Randomized controlled trials (RCTs) are pervasive in clinical medical research, which stands in stark contrast to other sciences such as physics, chemistry and biology. Most clinical researchers that use RCTs regard them as uncovering causal connections. R. A. Fisher best articulated the rationale for this position in 1935. According to Fisher, if randomization, blocking and replication demonstrated a connection between an intervention and an outcome, that connection is causal. This chapter argues that RCTs in clinical medicine do not reveal causal connections. Causal claims in clinical medicine, as in the rest of science, are justified by reference to a robust theory, not RCTs. Part of the argument rests on crucial differences between Fisher's use of RCTs in agriculture and the current use of RCTs in clinical medicine. Two key differences are: the different role of randomization and the legitimacy of assuming homogeneity of the intervention and control entities.

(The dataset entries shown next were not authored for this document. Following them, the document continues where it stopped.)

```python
class DualDest:
# ... 196 lines not shown
        px = x.n * ho * wo
        rows = 4 if det.mode == _C.DET_BOX else det.nc
        self._push(self.lib.yl_conv_b2b_det, C.byref(a1), C.byref(a2), keep=(a1, a2, pc, plast, det), kind="conv_tc",
                   bytes_=px * x.c * 2 + px * rows * 4 + (pc.k * pc.k * x.c * pc.co + pc.co * plast.co) * 2,
                   flops=2 * px * (pc.k * pc.k * x.c * pc.co + pc.co * plast.co),
                   desc=f"[{x.c}->{pc.co} k{pc.k}s1, {pc.co}->{plast.co} k1 +decode] {x.h}x{x.w}", reads=(x,),
                   writes=((det.pred, 2 * det.anchor0 + (det.mode == _C.DET_CLS), 2 * det.anchor0 + (det.mode == _C.DET_CLS) + 1),))
        return True

    def dwpw_det(self, x: View, pdw: PackedConv, act_dw: bool, ppw: PackedConv, act_pw: bool, plast: PackedConv, det) -> bool:
        x = self.mat(x)
        if not (self.dwpw_enabled and self.dwpw_det_enabled and pdw.depthwise and pdw.k == 3 and ppw.k == 1 and plast.k == 1
                and not ppw.depthwise and not plast.depthwise and pdw.co == x.c and pdw.co_pad == x.c and ppw.ci == x.c
                and plast.ci == ppw.co):
            return False
        mid = _ops.NoOutput(x.n, x.h, x.w, ppw.co, torch.bfloat16)
        a1 = _ops.conv_args(x, mid, ppw, 1, act_pw, None, False, _C.IMPL_TCGEN05, None, None)
        a2 = _ops.conv_args(mid, _ops.NoOutput(x.n, x.h, x.w, plast.co, torch.float32), plast, 1, False, None, False,
                            _C.IMPL_TCGEN05, None, det)
        if not self.lib.yl_dw_pw_det_supported(C.byref(a1), C.byref(a2)):
            return False
        px = x.n * x.h * x.w
        filt = det.mode == _C.DET_CLS_FILTER
        self._push(self.lib.yl_dw_pw_det, C.byref(a1), pdw.w.data_ptr(), pdw.bias.data_ptr(), int(bool(act_dw)), C.byref(a2),
                   keep=(a1, a2, pdw, ppw, plast, det), kind="dwpw_tc",
                   bytes_=px * x.c * 2 + (0 if filt else px * det.nc * 4) + (9 * x.c + x.c * ppw.co + ppw.co * plast.co) * 2,
                   flops=2 * px * (9 * x.c + x.c * ppw.co + ppw.co * plast.co),
                   desc=f"[dw3x3 {x.c}, {x.c}->{ppw.co} k1, {ppw.co}->{plast.co} k1 {'+filter' if filt else '+decode'}] {x.h}x{x.w}",
                   reads=(x,),
                   writes=((det.cand_ws, 1 + det.anchor0, 2 + det.anchor0) if filt else
                           (det.pred, 2 * det.anchor0 + 1, 2 * det.anchor0 + 2),))
        return True

    def stem_fused(self, x: NchwInput, pc0: PackedConv, pc1: PackedConv, act0: bool, act1: bool, out=None) -> View:
        assert x.view is None and not self.calls, "the fused stem must be the first launch of the plan"
        h0, w0 = (x.h - 1) // 2 + 1, (x.w - 1) // 2 + 1
        h1, w1 = (h0 - 1) // 2 + 1, (w0 - 1) // 2 + 1
        y = self._out(out, x.n, h1, w1, pc1.co)
        yt = y.ct()
        self._push(self.lib.yl_stem_fused, x.static.data_ptr(), _C.YL_F32, x.n, x.c, x.h, x.w, pc0.w.data_ptr(), pc0.ci_pad,
                   pc0.bias.data_ptr(), int(act0), pc1.w.data_ptr(), pc1.ci_pad, pc1.bias.data_ptr(), int(act1),
                   C.byref(yt), keep=(yt, pc0, pc1, x.static), kind="stem_fused",
                   bytes_=x.n * x.c * x.h * x.w * 4 + x.n * h1 * w1 * pc1.co * 2,
                   flops=2 * x.n * (h0 * w0 * pc0.co * x.c * 9 + h1 * w1 * pc1.co * pc0.co * 9),
                   desc=f"[{x.c}->{pc0.co} k3s2, {pc0.co}->{pc1.co} k3s2] {x.h}x{x.w} nchw-f32 in", writes=(y,))
        return y

    def c3k2_tail(self, t: View, pa: PackedConv, pb: PackedConv, p2: PackedConv, shortcut: bool, out=None,
                  impl: str = "auto") -> View:
        y = self._out(out, t.n, t.h, t.w, p2.co)
        tt, yt = t.ct(), y.ct()
        c = t.c // 2
        px = t.n * t.h * t.w
        self._push(self.lib.yl_c3k2_tail_tc if impl == "tc" else self.lib.yl_c3k2_tail, C.byref(tt), C.byref(yt),
                   pa.w.data_ptr(), pa.bias.data_ptr(), pa.co_pad,
                   pa.ci_pad, pb.w.data_ptr(), pb.bias.data_ptr(), pb.ci_pad, p2.w.data_ptr(), p2.bias.data_ptr(),
                   p2.ci_pad, int(bool(shortcut)), keep=(tt, yt, pa, pb, p2), kind="c3k2_tail",
                   bytes_=px * (t.c + p2.co) * 2 + (pa.w.numel() + pb.w.numel() + p2.w.numel()) * 2,
                   flops=2 * px * (9 * c * (c // 2) * 2 + 3 * c * p2.co),
                   desc=f"[{c}->{c // 2} k3, {c // 2}->{c} k3{' +res' if shortcut else ''}, {3 * c}->{p2.co} k1] "
                        f"{t.h}x{t.w}", reads=(t,), writes=(y,))
        return y

    def sppf_pool(self, x: View, y1: View, y2: View, y3: View, k: int):
        ts = [v.ct() for v in (x, y1, y2, y3)]
        self._push(self.lib.yl_sppf_pool, *[C.byref(t) for t in ts], k, keep=tuple(ts), kind="sppf_pool",
                   bytes_=x.n * x.h * x.w * x.c * 2 * 4, reads=(x,), writes=(y1, y2, y3))

    def upsample2x(self, x: View, out=None) -> View:
        x = self.mat(x)
        y = self._out(out, x.n, 2 * x.h, 2 * x.w, x.c)
        xt, yt = x.ct(), y.ct()
        self._push(self.lib.yl_upsample2x, C.byref(xt), C.byref(yt), keep=(xt, yt), kind="upsample2x",
                   bytes_=x.n * x.h * x.w * x.c * 2 * 5, reads=(x,), writes=(y,))
        return y

    def copy(self, x: View, out=None) -> View:
        x = self.mat(x)
# ... 273 lines not shown
```

yolo-lite_b200/yololite/nn/modules/block.py:

```python
from __future__ import annotations

import torch
import torch.nn as nn

from ._emit import YLModule, emit_any, packed
from .conv import Conv

__all__ = ("DFL", "SPPF", "C2f", "C3", "C3k", "C3k2", "Bottleneck", "Attention", "PSABlock", "C2PSA")


class DFL(YLModule):

    def __init__(self, c1=16):
        super().__init__()
        self.conv = nn.Conv2d(c1, 1, 1, bias=False).requires_grad_(False)
        self.conv.weight.data[:] = torch.arange(c1, dtype=torch.float).view(1, c1, 1, 1)
        self.c1 = c1

    def forward(self, x):
        from ... import _ops

        if not x.is_cuda:
            raise RuntimeError("yololite modules run on CUDA (sm_100) only")
        return _ops.dfl_expectation(x, self.c1)
# ... 19 lines not shown
        self.c = int(c2 * e)
        self.cv1 = Conv(c1, 2 * self.c, 1, 1)
        self.cv2 = Conv((2 + n) * self.c, c2, 1)
        self.m = nn.ModuleList(Bottleneck(self.c, self.c, shortcut, g, k=((3, 3), (3, 3)), e=1.0) for _ in range(n))

    fuse_tail = True
    fuse_tail_max_c = 16
    tail_impl = "auto"

    def _tail_fusable(self, out):
        import os

        from ... import _C, _plan
        from ._emit import act_flag

        if not self.fuse_tail or os.environ.get("YL_C3K2_FUSE", "1") == "0" or len(self.m) != 1:
            return False
        b = self.m[0]
        if type(b) is not Bottleneck or isinstance(out, _plan.DualDest):
            return False
        convs = (b.cv1, b.cv2, self.cv2)
        if any(type(cv) is not Conv or not hasattr(cv, "bn") or not act_flag(cv.act) or cv.conv.groups != 1
               or cv.conv.stride != (1, 1) for cv in convs):
            return False
        if b.cv1.conv.kernel_size != (3, 3) or b.cv2.conv.kernel_size != (3, 3) or self.cv2.conv.kernel_size != (1, 1):
            return False
        c = self.c
        if c > self.fuse_tail_max_c:
            return False
        if b.cv1.conv.in_channels != c or b.cv1.conv.out_channels != c // 2 or b.cv2.conv.out_channels != c:
            return False
        return bool(_C.load().yl_c3k2_tail_supported(c, self.cv2.conv.out_channels))

    def _emit(self, g, x, out=None):
        c, n = self.c, len(self.m)
        if self._tail_fusable(out):
            t = self.cv1._emit(g, x)
            b = self.m[0]
            return g.c3k2_tail(t, packed(b.cv1.conv, b.cv1.bn, b.cv1), packed(b.cv2.conv, b.cv2.bn, b.cv2),
                               packed(self.cv2.conv, self.cv2.bn, self.cv2), b.add, out=out, impl=self.tail_impl)
        cat = g.alloc(x.n, x.h, x.w, (2 + n) * c)
        self.cv1._emit(g, x, out=cat.slice(0, 2 * c))
        prev = cat.slice(c, c)
        for i, m in enumerate(self.m):
            prev = m._emit(g, prev, out=cat.slice((2 + i) * c, c))
        return self.cv2._emit(g, cat, out=out)

    forward_split = YLModule.forward


class C3(YLModule):

    def __init__(self, c1, c2, n=1, shortcut=True, g=1, e=0.5):
        super().__init__()
        c_ = int(c2 * e)
        self.cv1 = Conv(c1, c_, 1, 1)
        self.cv2 = Conv(c1, c_, 1, 1)
        self.cv3 = Conv(2 * c_, c2, 1)
        self.m = nn.Sequential(*(Bottleneck(c_, c_, shortcut, g, k=((1, 1), (3, 3)), e=1.0) for _ in range(n)))

    def _merged_pack(self):
        from ... import _ops

        a, b = self.cv1, self.cv2
        ca, cb = a.conv, b.conv
        same = (ca.kernel_size == cb.kernel_size == (1, 1) and ca.stride == cb.stride == (1, 1)
                and ca.groups == cb.groups == 1 and ca.in_channels == cb.in_channels
                and ca.out_channels == cb.out_channels and ca.out_channels % 8 == 0 and ca.bias is None
                and cb.bias is None and type(a.act) is type(b.act) and hasattr(a, "bn") and hasattr(b, "bn")
                and a.bn.eps == b.bn.eps)
        if not same:
            return None
        pc = self.__dict__.get("_yl_pc12")
        dev = ca.weight.device
        if pc is None or pc.w.device != dev:
# ... 141 lines not shown
```

yolo-lite_b200/yololite/nn/tasks.py:

```python
from __future__ import annotations

import ast
import math
import re
from copy import deepcopy
from pathlib import Path
from typing import NamedTuple

import torch
import torch.nn as nn

from .. import _plan
from ..cfg import CFG_DIR, DEFAULT_CFG_DICT
from ..utils import LOGGER, yaml_load
from .modules import (C2PSA, C3, SPPF, Bottleneck, C2f, C3k, C3k2, Concat, Conv, Detect, DWConv)
from .modules._emit import YLModule, emit_any

_MODULES = {m.__name__: m for m in (Conv, DWConv, Bottleneck, SPPF, C2f, C3, C3k, C3k2, C2PSA, Concat, Detect)}
_REPEATABLE = {C2f, C3, C3k2, C2PSA}
_CHANNEL_ARGS = {Conv, DWConv, Bottleneck, SPPF, C2f, C3, C3k2, C2PSA}


def make_divisible(x, divisor):
    if isinstance(divisor, torch.Tensor):
# ... 158 lines not shown
        if visualize or embed or profile:
            raise NotImplementedError("visualize / embed / profile are not part of the inference hot path")
        if augment and self._augment_supported():
            y, _ = self.infer(x, augment=True)
            return (y.clone() if self.clone_outputs else y), None
        out = self.infer(x, want_raw=True)
        if self.clone_outputs:
            y, raws = out
            return y.clone(), [r.clone() for r in raws]
        return out

    _predict_once = predict

    def _layer_scales(self):
        sc = []
        for m in self.model:
            f = m.f
            src = (sc[f] if f != -1 else (sc[-1] if sc else 1.0)) if isinstance(f, int) else \
                [(sc[j] if j != -1 else sc[-1]) for j in f]
            if isinstance(m, Conv):
                s = src * m.conv.stride[0]
            elif isinstance(m, nn.Upsample):
                s = src / float(m.scale_factor)
            elif isinstance(m, Concat):
                s = src[0]
            elif isinstance(m, Detect):
                s = src
            else:
                s = src
            sc.append(s)
        return sc

    def _emit(self, g, x, out=None):
        from .._ops import View

        layers = list(self.model)
        n_layers = len(layers)
        srcs = []
        for i, m in enumerate(layers):
            f = [m.f] if isinstance(m.f, int) else list(m.f)
            srcs.append([(i - 1 if j == -1 else (j if j >= 0 else i + j)) for j in f])
        n_cat_uses = [0] * n_layers
        for i, m in enumerate(layers):
            if isinstance(m, Concat):
                for j in srcs[i]:
                    if j >= 0:
                        n_cat_uses[j] += 1
        place, cat_buf = {}, {}
        for i, m in enumerate(layers):
            if isinstance(m, Concat) and all(j >= 0 and n_cat_uses[j] == 1 for j in srcs[i]) \
                    and len(set(srcs[i])) == len(srcs[i]):
                for j in srcs[i]:
                    place[j] = i
        ys: list = [None] * n_layers
        out_ch = {}

        def dest_for(j):
            ci = place.get(j)
            if ci is None:
                return None

            def resolve(n, h, w, c, j=j, ci=ci):
                if ci not in cat_buf:
                    chans = [self._out_channels(layers, k, out_ch) for k in srcs[ci]]
                    cat_buf[ci] = (g.alloc(n, h, w, sum(chans)), chans)
                buf, chans = cat_buf[ci]
                off = sum(chans[: srcs[ci].index(j)])
                return buf.slice(off, c)

            return _plan.Dest(resolve)

        n_uses = [0] * n_layers
        for i in range(n_layers):
            for j in srcs[i]:
                if j >= 0:
                    n_uses[j] += 1
        fused_up = {}
        for u, m in enumerate(layers):
            if isinstance(m, nn.Upsample) and m.mode == "nearest" and float(m.scale_factor) == 2.0:
                j = srcs[u][0]
                if j >= 0 and isinstance(layers[j], (Conv, C2f, C3, SPPF, C2PSA)) and j not in fused_up:
                    fused_up[j] = u
        done_up = {}

        fuse_stem = self._stem_fusable(g, x, layers, srcs, n_uses)
        cur = x
        for i, m in enumerate(layers):
            if fuse_stem and i == 0:
                continue
            if fuse_stem and i == 1:
                from .modules._emit import act_flag, packed

                l0, l1 = layers[0], layers[1]
                cur = ys[1] = g.stem_fused(x, packed(l0.conv, l0.bn, l0), packed(l1.conv, l1.bn, l1), act_flag(l0.act),
                                           act_flag(l1.act), out=dest_for(1))
                continue
            inp = [ys[j] if j >= 0 else x for j in srcs[i]]
            if isinstance(m, Detect):
                return m._emit(g, inp)
            if isinstance(m, Concat):
                if i in cat_buf and all(place.get(j) == i for j in srcs[i]):
                    buf, chans = cat_buf[i]
                    cur = View(buf.buf, buf.coff, sum(chans))
                else:
                    cur = m._emit(g, inp, out=dest_for(i))
            elif i in done_up:
                cur = done_up[i]
            elif i in fused_up:
                u = fused_up[i]
                dd = _plan.DualDest(dest_for(i), dest_for(u))
                cur = emit_any(g, m, inp[0], out=dd)
                assert dd.up_view is not None, f"layer {i}: producer did not honour the fused upsample"
                done_up[u] = dd.up_view
            else:
                cur = emit_any(g, m, inp[0], out=dest_for(i))
            ys[i] = cur
        return cur

    fuse_stem = True

    def _stem_fusable(self, g, x, layers, srcs, n_uses):
        import os

        from .. import _C

        if not self.fuse_stem or os.environ.get("YL_STEM_FUSE", "1") == "0" or len(layers) < 3:
            return False
        if not isinstance(x, _plan.NchwInput) or x.view is not None or g.calls:
            return False
        l0, l1 = layers[0], layers[1]
        if type(l0) is not Conv or type(l1) is not Conv or srcs[1] != [0] or n_uses[0] != 1 or 1 in fused_up_guard(layers):
            return False
        for cv in (l0, l1):
            c = cv.conv
            if c.kernel_size != (3, 3) or c.stride != (2, 2) or c.groups != 1 or not hasattr(cv, "bn") or c.bias is not None:
                return False
        if l0.conv.in_channels != x.c:
            return False
        return bool(_C.load().yl_stem_fused_supported(x.c, l0.conv.out_channels, l1.conv.out_channels))

    @staticmethod
    def _out_channels(layers, k, memo):
        if k in memo:
            return memo[k]
        m = layers[k]
        if isinstance(m, Conv):
            c = m.conv.out_channels
        elif isinstance(m, (C2f, SPPF, C2PSA, C3)):
            c = m.cv2.conv.out_channels if not isinstance(m, C3) else m.cv3.conv.out_channels
        elif isinstance(m, Concat):
            f = [m.f] if isinstance(m.f, int) else list(m.f)
            c = sum(BaseModel._out_channels(layers, (k - 1 if j == -1 else j), memo) for j in f)
        elif isinstance(m, nn.Sequential):
            c = BaseModel._out_channels(list(m), len(m) - 1, {})
        else:
            j = m.f if isinstance(m.f, int) else m.f[0]
            c = BaseModel._out_channels(layers, k - 1 if j == -1 else j, memo)
        memo[k] = c
        return c

    def _get_plan(self, shape, dev, want_raw=False, slot=0, nms=None):
        plans = self.__dict__.setdefault("_yl_plans", {})
        key = (tuple(shape), dev.index, bool(self.use_cuda_graph), bool(want_raw), int(slot), nms)
        entry = plans.get(key)
        if entry is not None:
            plans[key] = plans.pop(key)
        else:
            if len(plans) >= max(int(self.max_plans), 1):
                torch.cuda.synchronize(dev)
                plans.pop(next(iter(plans)))
            with torch.cuda.device(dev):
                g = _plan.Builder(dev)
# ... 191 lines not shown
```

A more significant part rests on the integrative power of robust theories; causal attributions are justified by demonstrating that they are, or can be, embedded in a large well-confirm framework. RCTs, by contrast, at best provide isolated input-output connections. A secondary thesis of the paper is that robust theories also allow causal claims to be well-confirmed.
Keywords: randomised controlled trials; theory structure; evidence; causality; experimental design
Chapter. 9211 words. Illustrated.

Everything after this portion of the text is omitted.